(Material shown)
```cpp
template <bool PHASE, int LEAD>
__global__ __launch_bounds__(64) void k_spec_walk(const FrameDev* __restrict__ frames,
                                                   const SpecChunkDev* __restrict__ chunks, uint32_t total,
                                                   const uint8_t* __restrict__ stream,
                                                   const QTab* __restrict__ lut, uint32_t* __restrict__ recbits,
                                                   uint32_t* __restrict__ nrec, uint32_t* __restrict__ wstart,
                                                   uint2* __restrict__ hand, const SpecReset rs) {
  __shared__ __attribute__((aligned(16))) uint8_t s_ring[64 * kSpecRingRow];
  spec_walk_body<PHASE, LEAD>(s_ring, frames, chunks, total, stream, lut, recbits, nrec, wstart, hand, rs);
}

template <bool PHASE>
__global__ __launch_bounds__(64) void k_spec_walk_any(const FrameDev* __restrict__ frames,
                                                       const SpecChunkDev* __restrict__ chunks, uint32_t total,
                                                       const uint8_t* __restrict__ stream,
                                                       const QTab* __restrict__ lut, uint32_t* __restrict__ recbits,
                                                       uint32_t* __restrict__ nrec, uint32_t* __restrict__ wstart,
                                                       uint2* __restrict__ hand, const SpecReset rs,
                                                       const uint32_t* __restrict__ state) {
  __shared__ __attribute__((aligned(16))) uint8_t s_ring[64 * kSpecRingRow];
  if (state[kSpecStPause]) return;
  const uint32_t level = state[kSpecStLong];
  if (level == 0u)
    spec_walk_body<PHASE, kSpecLead>(s_ring, frames, chunks, total, stream, lut, recbits, nrec, wstart, hand, rs);
  else if (level == 1u)
    spec_walk_body<PHASE, kSpecLeadLong>(s_ring, frames, chunks, total, stream, lut, recbits, nrec, wstart, hand, rs);
  else
    spec_walk_body<PHASE, kSpecLeadVery>(s_ring, frames, chunks, total, stream, lut, recbits, nrec, wstart, hand, rs);
}

__global__ __launch_bounds__(kSpecVerThreads) void k_spec_verify(const FrameDev* __restrict__ frames,
                                                      const uint32_t* __restrict__ spec_base,
                                                      const QTab* __restrict__ lut,
                                                      const uint32_t* __restrict__ recbits,
                                                      const uint32_t* __restrict__ nrec, uint32_t* __restrict__ blkoff,
                                                      uint32_t* __restrict__ ok, uint32_t* __restrict__ todo,
                                                      uint32_t* __restrict__ ntodo, const uint32_t* __restrict__ state,
                                                      const uint32_t* __restrict__ wstart,
                                                      const uint2* __restrict__ hand, uint2* __restrict__ fix,
                                                      uint32_t* __restrict__ nfix, uint8_t* __restrict__ fixflag, int pass) {
  if (state && state[kSpecStPause]) {
    if (threadIdx.x == 0) ok[blockIdx.x] = 0;
    return;
  }
  if (pass == 2 && ok[blockIdx.x] != 2u) return;
  __shared__ uint32_t s_wave[kSpecVerThreads / 64], s_carry[3];
  __shared__ uint32_t s_i0[kSpecVerThreads], s_base[kSpecVerThreads], s_cnt[kSpecVerThreads];
  __shared__ uint16_t s_pos[kSpecVerThreads / 64][kSpecVerWindow];
  const FrameDev f = frames[blockIdx.x];
  const uint32_t sc0 = spec_base[blockIdx.x], nsc = spec_base[blockIdx.x + 1] - sc0;
  const int tid = threadIdx.x, lane = tid & 63, wv = tid >> 6;
  const uint32_t last = 6u * f.nmb;
  uint32_t* const out = blkoff + f.blk_base;
  if (tid == 0) {
    s_carry[1] = 0;
    s_carry[2] = 0;
  }
  __syncthreads();
  for (uint32_t c0 = 0; c0 < nsc; c0 += kSpecVerThreads) {
    const uint32_t c = c0 + (uint32_t)tid;
    uint32_t cnt = 0, i0 = 0, bad = 0, soft = 0;
    if (c < nsc) {
      const uint32_t n = nrec[sc0 + c];
      const uint2 mine = hand[sc0 + c];
      i0 = c ? mine.x >> 16 : 0u;
      uint32_t i1 = n;
      if (c + 1 < nsc) {
        const uint32_t h = wstart[sc0 + c + 1] + (hand[sc0 + c + 1].x & 0xFFFFu);
        const uint32_t t = wstart[sc0 + c] + (mine.y & 0xFFFFu);
        i1 = mine.y >> 16;
        if (h != t) {
          if (pass == 1 && !bad) {
            soft = 1;
            fix[atomicAdd(nfix, 1u)] = make_uint2(sc0 + c + 1u, t);
            fixflag[sc0 + c + 1u] = 1;
          } else {
            bad = 1;
          }
        }
      }
      if (bad || i1 < i0 || i1 > n) bad = 1;
      else cnt = i1 - i0;
    }
    const uint32_t incl = wave_incl_scan(cnt);
    if (lane == 63) s_wave[wv] = incl;
    const uint32_t anybad = (__any(bad) ? 1u : 0u) | (__any(soft) ? 2u : 0u);
    __syncthreads();
    uint32_t before = s_carry[1] + incl - cnt;
    for (int k = 0; k < wv; k++) before += s_wave[k];
    s_i0[tid] = c < nsc && c ? hand[sc0 + c].x & 0xFFFFu : 0u;
// ... 5 lines not shown
    const uint32_t tile_n = min((uint32_t)kSpecVerThreads, nsc - c0);
    constexpr uint32_t kWaves = kSpecVerThreads / 64;
    static_assert((kSpecChunk + kEntries) / 32 + 2 + 3 <= 128, "two dwords of start bits per lane");
    for (uint32_t j0 = (uint32_t)wv; j0 < tile_n; j0 += kSpecVerBatch * kWaves) {
      uint32_t base[kSpecVerBatch], m[kSpecVerBatch], start[kSpecVerBatch], first[kSpecVerBatch];
      uint32_t w0[kSpecVerBatch], w1[kSpecVerBatch];
#pragma unroll
      for (int u = 0; u < kSpecVerBatch; u++) {
        const uint32_t j = min(j0 + (uint32_t)u * kWaves, tile_n - 1u);
        const bool have = j0 + (uint32_t)u * kWaves < tile_n;
        base[u] = s_base[j];
        m[u] = have && base[u] <= last ? min(s_cnt[j], last + 1u - base[u]) : 0u;
        start[u] = wstart[sc0 + c0 + j];
        first[u] = s_i0[j];
        const uint32_t R = sc0 + c0 + j;
#ifdef MIRTJ_EXP_VER_FROM_ZERO
        w0[u] = m[u] ? recbits[spec_bits_dword(R, (uint32_t)lane)] : 0u;
        w1[u] = m[u] ? recbits[spec_bits_dword(R, (uint32_t)lane + 64u)] : 0u;
        first[u] = c0 + j < nsc && c0 + j ? hand[sc0 + c0 + j].x >> 16 : 0u;
        continue;
#endif
        const uint32_t kt = first[u] >> 5;
        const uint32_t k0 = (kt & ~3u) + (uint32_t)lane, k1 = k0 + 64u;
        w0[u] = m[u] && k0 >= kt && k0 < (uint32_t)(kSpecTilesMax * 4) ? recbits[spec_bits_dword(R, k0)] : 0u;
        w1[u] = m[u] && k1 < (uint32_t)(kSpecTilesMax * 4) ? recbits[spec_bits_dword(R, k1)] : 0u;
        if (k0 == kt) w0[u] &= 0xFFFFFFFFu >> (first[u] & 31u);
      }
#pragma unroll
      for (int u = 0; u < kSpecVerBatch; u++) {
        if (m[u] == 0u) continue;
        const uint32_t c0_ = (uint32_t)__builtin_popcount(w0[u]), c1_ = (uint32_t)__builtin_popcount(w1[u]);
        const uint32_t in0 = wave_incl_scan(c0_);
        const uint32_t tot0 = (uint32_t)__builtin_amdgcn_readlane((int)in0, 63);
        const uint32_t in1 = wave_incl_scan(c1_) + tot0;
        uint32_t* const o = out + base[u];
#ifdef MIRTJ_EXP_VER_FROM_ZERO
        const uint32_t q0 = 32u * (uint32_t)lane, q1 = q0 + 2048u;
#else
        const uint32_t q0 = (first[u] & ~127u) + 32u * (uint32_t)lane, q1 = q0 + 2048u;
#endif
// ... 35 lines not shown
  if (tid == 0) {
    uint32_t v = (s_carry[2] & 1u) ? 0u : (s_carry[2] & 2u) ? 2u : s_carry[1] >= last + 1u ? 1u : 0u;
    ok[blockIdx.x] = v;
    if (!v) todo[atomicAdd(ntodo, 1u)] = blockIdx.x;
  }
}

__global__ __launch_bounds__(64) void k_spec_repair(const FrameDev* __restrict__ frames,
                                                     const SpecChunkDev* __restrict__ chunks,
                                                     const uint8_t* __restrict__ stream,
                                                     const QTab* __restrict__ lut, uint32_t* __restrict__ recbits,
                                                     uint32_t* __restrict__ nrec, uint32_t* __restrict__ wstart,
                                                     uint2* __restrict__ hand, const uint2* __restrict__ fix,
                                                     uint32_t* __restrict__ nfix,
                                                     const uint8_t* __restrict__ fixflag, uint32_t total,
                                                     const uint32_t* __restrict__ state) {
  __shared__ uint32_t s_bits[kSpecTilesMax * 4];
  if (state && state[kSpecStPause]) return;
  const uint32_t n = min(*nfix, total);
  uint32_t extra = 0;
  for (uint32_t i = blockIdx.x; i < n; i += gridDim.x) {
    const uint2 e = fix[i];
    if (fixflag[e.x - 1u]) continue;
    uint32_t w = e.x, from = e.y;
    const uint32_t frame = chunks[w].frame;
    const FrameDev f = frames[frame];
    bool listed = true;
    for (int guard = 0; guard < 4096; guard++) {
      const SpecChunkDev sc = chunks[w];
      const uint32_t limit = (sc.c + 1u) * (uint32_t)kSpecChunk;
      uint32_t take, tail;
      for (int k = threadIdx.x; k < kSpecTilesMax * 4; k += 64) s_bits[k] = 0u;
      __syncthreads();
      const uint32_t cnt = walk_record(f, stream, lut, from, sc.c * (uint32_t)kSpecChunk, limit, s_bits,
                                       (uint32_t)(kSpecTilesMax * 128), take, tail);
      __syncthreads();
      for (int k = threadIdx.x; k < kSpecTilesMax * 4; k += 64) recbits[spec_bits_dword(w, (uint32_t)k)] = s_bits[k];
      __syncthreads();
      if (threadIdx.x == 0) {
        nrec[w] = cnt;
        wstart[w] = from;
        hand[w] = make_uint2(take, tail);
      }
      if (!listed) extra++;
      from += tail & 0xFFFFu;
      if (w + 1u >= total || chunks[w + 1u].frame != frame) break;
      const bool next_listed = fixflag[w + 1u] != 0;
      if (next_listed && !listed) break;
      if (!next_listed && wstart[w + 1u] + (hand[w + 1u].x & 0xFFFFu) == from) break;
      listed = next_listed;
      w++;
    }
  }
  if (threadIdx.x == 0 && extra) atomicAdd(nfix, extra);
}

__global__ __launch_bounds__(256) void k_spec_policy(uint32_t n, uint32_t walkers, uint32_t* __restrict__ todo_cnt,
                                                      const uint32_t* __restrict__ nfix, uint32_t* __restrict__ state,
                                                      const uint32_t serial_min) {
  const uint32_t pause = state[kSpecStPause];
  if (pause) {
    for (uint32_t i = threadIdx.x; i < n; i += 256) todo_cnt[1 + i] = i;
// ... 43 lines not shown
```

Measured before the change: 705,100.

## Walk consecutive speculative chunks as runs to amortize lead-in work

Adds a run mode to the speculative index walk, where one walker covers S consecutive chunks of a frame behind a single lead window instead of one walker per chunk. This is meant to cut the redundant lead-in decoding each chunk walker repeats. Verify and repair are extended to read per-run bit records, map chunks back to their run, and skip re-walking chunks already covered inside a run. The cost is fewer parallel walkers, longer serial work per walker and more bookkeeping (brow, rbase, run bit buffers). Run length is picked automatically from the chunk count, or forced through an environment variable.

```diff
diff --git a/gmerlin-avdecoder_amd/csrc/mi_rtjpeg.hip b/gmerlin-avdecoder_amd/csrc/mi_rtjpeg.hip
--- a/gmerlin-avdecoder_amd/csrc/mi_rtjpeg.hip
+++ b/gmerlin-avdecoder_amd/csrc/mi_rtjpeg.hip
@@ -101,6 +101,14 @@
   DevBuf<uint2> fix;
   DevBuf<uint8_t> flag;
   DevBuf<uint32_t> nfix;
+  uint32_t run_s = 1;
+  uint64_t nruns = 0;
+  std::vector<SpecRunDev> h_runs;
+  std::vector<uint32_t> h_rbase;
+  DevBuf<SpecRunDev> runs;
+  DevBuf<uint32_t> rbase;
+  DevBuf<uint32_t> runrec;
+  DevBuf<uint32_t> brow;
   DevBuf<uint32_t> base;
   DevBuf<uint32_t> ok;
   DevBuf<uint32_t> todo;
@@ -318,6 +326,17 @@
     if (sp.n >= 0x7FFFFFFFull) sp.on = false;
   }
   if (!sp.on) return MI_RTJ_OK;
+  sp.run_s = p->sw.spec_mode == 3 || p->sw.spec_mode == 4 || (p->one_block_type && p->sw.spec_run < 1)
+                 ? 1u
+                 : spec_run_length(sp.n, p->sw.spec_run);
+  sp.h_runs.clear();
+  sp.h_rbase.assign(1, 0u);
+  if (sp.run_s > 1u)
+    for (size_t i = 0; i < p->h_frames.size(); i++) {
+      spec_packet_runs((uint32_t)i, sp.h_base[i], sp.h_base[i + 1] - sp.h_base[i], sp.run_s, sp.h_runs);
+      sp.h_rbase.push_back((uint32_t)sp.h_runs.size());
+    }
+  sp.nruns = sp.h_runs.size();
   const uint64_t frames = p->h_frames.size();
   if (sp.n > sp.walkers_cap() &&
       ((rc = dev_release(c, s, sp.chunks, sp.rec, sp.nrec, sp.wstart, sp.hand, sp.fix, sp.flag)) || (rc = sp.chunks.grow(c, sp.n, s)) ||
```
(End Material shown)
* _Problem_: The answer must consist of each line from the data that includes the string "limit".

* _Response_:
      const uint32_t limit = (sc.c + 1u) * (uint32_t)kSpecChunk;
      const uint32_t cnt = walk_record(f, stream, lut, from, sc.c * (uint32_t)kSpecChunk, limit, s_bits,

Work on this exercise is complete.